I just crawled out of a second story window using a sheet and his clothes for a rope so he wouldn't wake up.
I am so glad I watched Macgyver as a kid.
Your ability to be a slut in your nightmare astounds me
Good call on the strip club last night. Everytime i smell some flowery candle or air freshener I get transported back to having my face firmly planted in Riah and Desire's tits.
You're welcome.
What's sign language for "you may not be the father?" Kinda important right now.
It's a "party harder or raise your standards" kind if night.
I thought he was having it in Athens. Alright. Have fun. Please save my dignity and refrain from talking about my boobs and sexual "abilities". If I have any. I just feel like they are going to ask. Repeat after me. And repeat it 5 more times. This is going to be the phrase you're going to rely on tonight: "I can neither deny or confirm such actions."
I'm 50% okay with that amount of body contact... plus/minus 7% based on where blood may flow.

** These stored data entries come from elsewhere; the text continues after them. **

int enqueue_conv(Pass& ps, int oi) {
  const dv_model* m = ps.m;
  const int n = ps.n;
  const Op& op = m->ops[oi];
  ConvArgs a{};
  a.in = m->buf_ptr(op.in_buf);
  const BufferDesc& ib = m->buffers[op.in_buf];
  a.ig = ib.geom();
  a.N = n;
  a.Cin = op.cin;
  a.OH = op.oh;
  a.OW = op.ow;
  static const int cu_pair = getenv("DV_CU_PAIR") ? atoi(getenv("DV_CU_PAIR")) : 0;
  a.cu_pair = cu_pair;
  a.band = op.band;
  a.KH = op.band ? op.band : op.kh;
  a.KW = op.kw;
  a.stride = op.stride;
  a.pad_h = op.pad_h;
  a.pad_w = op.pad_w;
  a.chunk_stride = static_cast<unsigned>(2 * a.ig.hp * a.ig.wp * 16);
  a.M = n * op.oh * op.ow;
  a.n_chunks = op.n_chunks;
  a.n_slabs = op.n_steps;
  a.split = op.split ? 1 : 0;
  a.split_tiles = op.split_tiles;
  a.wide_in = op.in_wide ? 1 : 0;
  a.lo_off = op.in_wide ? static_cast<unsigned>(ib.c / 8) * static_cast<unsigned>(a.ig.hp * a.ig.wp) * 16u : 0u;
  a.in_bytes = static_cast<size_t>(n) * ib.bytes_per_example();
  a.img_bytes = static_cast<unsigned>(ib.bytes_per_example());
  a.rcp_ow = 1.0f / static_cast<float>(op.ow);
  a.rcp_ohow = 1.0f / static_cast<float>(op.oh * op.ow);
  int subs = 0;
  a.n_branches = 0;
  double tr_flops = 0, tr_bytes = static_cast<double>(n) * op.ih * op.iw * op.cin * 2.0;
  std::string tr_label = "conv " + std::to_string(op.kh) + "x" + std::to_string(op.kw) + " s" +
                         std::to_string(op.stride) + " " + std::to_string(op.cin) + "->";
  for (int gi = 0; gi <= op.group_followers; ++gi) {
    const Op& bo = m->ops[oi + gi];
    tr_flops += 2.0 * n * op.oh * op.ow * op.kh * op.kw * op.cin_real * bo.cout;
    tr_bytes += 2.0 * n * op.oh * op.ow * bo.cout;
    tr_label += (gi ? "+" : "") + std::to_string(bo.cout);
    ConvBranch& br = a.br[a.n_branches++];
    br.shift = bo.raw ? nullptr : m->shift_ptr(bo);
    set_branch_output(ps, bo, br);
    br.Cout = bo.cout;
    br.relu = bo.raw ? 0 : 1;
    br.sub0 = subs;
    subs += (bo.cout + 31) / 32;
    if (op.avg_tile_g > 0 && bo.avg_partner >= 0 && bo.avg_partner < ps.last) {
      const Op& pl = m->ops[bo.avg_partner];
      br.avgpool = 1;
      br.shift = m->shift_ptr(pl);
      br.relu = 1;
      set_branch_output(ps, pl, br);
      a.tile_g = op.avg_tile_g;
      a.tile_p = op.oh * op.ow;
      a.rcp_tile_p = 1.0f / static_cast<float>(a.tile_p);
    }
  }
  if (a.tile_g > 0) tr_label += " [+ avgpool3s1 in the epilogue, " + std::to_string(a.tile_g) + " maps per block]";
  a.w = m->w_ptr(op);
  const int tiles = (subs + op.nb - 1) / op.nb;
  a.n_tiles = tiles;
  if (m->blank_on() && m->blank_conv4_op >= 0 && &op == &m->ops[m->blank_conv4_op] &&
      a.n_branches == 1 && !op.band && !op.v2 && !op.pool_in) {
    a.blank_row = m->blank_thr(op.pool_out ? 4 : 3);
    a.blank_src = static_cast<const _Float16*>(m->d_blank_conv4.ptr);
    tr_label += " [blank rows copied]";
  }
  if (m->blank_on() && oi == 1 && !m->ops[0].stem_a && a.n_branches == 1 && !op.band && !op.v2 && !op.pool_in &&
      !op.pool_out && !op.split && op.nb <= 4 && m->d_blank_c2.ptr != nullptr) {
    a.blank_row = m->blank_thr(1);
    a.blank_src = static_cast<const _Float16*>(m->d_blank_c2.ptr);
    if (m->ops[2].stem_b) a.blank_need = m->blank_thr(5);
    tr_label += " [blank rows copied]";
  }
  const int oi_last = oi + op.group_followers;
  tr_label += " @" + std::to_string(op.oh) + "x" + std::to_string(op.ow) + " nb" + std::to_string(op.nb) +
              " tiles" + std::to_string(tiles);
  if (op.pool_in) tr_label += " <- maxpool3s2";
  if (op.in_wide) tr_label += " [hi+lo input: 2 MFMAs per weight fragment]";
  if (op.v2) tr_label += " [imgconv G=" + std::to_string(op.v2_g) + "]";
  if (op.band) tr_label += " [band: " + std::to_string(op.band) + " of " + std::to_string(op.kh) + " tap rows]";
  if (op.split) tr_label += " [split W: " + std::to_string(op.split_tiles) + " of " + std::to_string(tiles) + " tiles]";
  if (op.side_pool_partner > oi_last && op.side_pool_partner < ps.last && op.nb == 4 && !resident_ok(m, op, a)) {
    const Op& pl = m->ops[op.side_pool_partner];
    a.side_pool_out = m->buf_ptr(pl.out_buf);
    a.side_pool_og = m->buffers[pl.out_buf].geom();
    a.side_pool_goff = pl.out_coff / 8;
    ps.side_pooled[op.side_pool_partner] = 1;
    tr_label += " + maxpool3s2 on the side";
    tr_bytes += 2.0 * n * pl.oh * pl.ow * pl.cin;
  }
  const bool resident = !op.v2 && !op.pool_in && !op.pool_out && resident_ok(m, op, a);
  if (resident) tr_label += " [weights resident in LDS]";
  if (op.pool_out) tr_label += " [weights resident in LDS] -> maxpool3s2";
  TraceScope tr(ps.stream, tr_label, tr_flops, tr_bytes);
  dv::ProfileScope prof(dv::kProfConv, ps.stream);
  if (op.pool_out) {
    launch_conv_pool_resident(a, m->n_cus, ps.stream);
  } else if (op.v2) {
    dv::ImgConvArgs ia = m->imgconv_geometry(op, op.v2_g);
    ia.c = a;
    ia.n_img_tiles = (n + op.v2_g - 1) / op.v2_g;
    ia.n_cout_tiles = op.v2_tiles;
    dv::launch_imgconv(ia, op.nb, m->n_cus, ps.stream);
  } else if (op.pool_in) {
    a.stride = 2;
    launch_conv_pool1x1(a, op.nb, ps.stream);
  } else if (resident) {
    launch_conv_resident(a, m->n_cus, ps.stream);
  } else {
    launch_conv(a, op.nb, ps.stream);
  }
  return op.group_followers + 1;
}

Proudest moment of my life. Just watched a guy walk into the side of a car because I winked at him. Love these yoga pants and my hair. Fuck yes. His mouth was hanging open.
I got his number because he was "impressed with how much I could handle"...I was chasing shots with Olive Garden breadsticks...
My favorite part of you downing a fifth of fireball in my apartment by yourself is the shot glass in the sink. It's like you attempted moderation and were just like "Fuck this."
ps. i have two very important words to sum up my night
which are?
library sex.
Fast is cars. Home is I now. Drunk yoda me is.
Just hit on a girl with the line, "You look like Natalie Portman if she did drugs". Strike 1
This may be the most redneck thing I've ever said, but I know all there is to know about farting dogs
I bonged champagne. And did keg stands. What in the actual fuck am I doing with my life?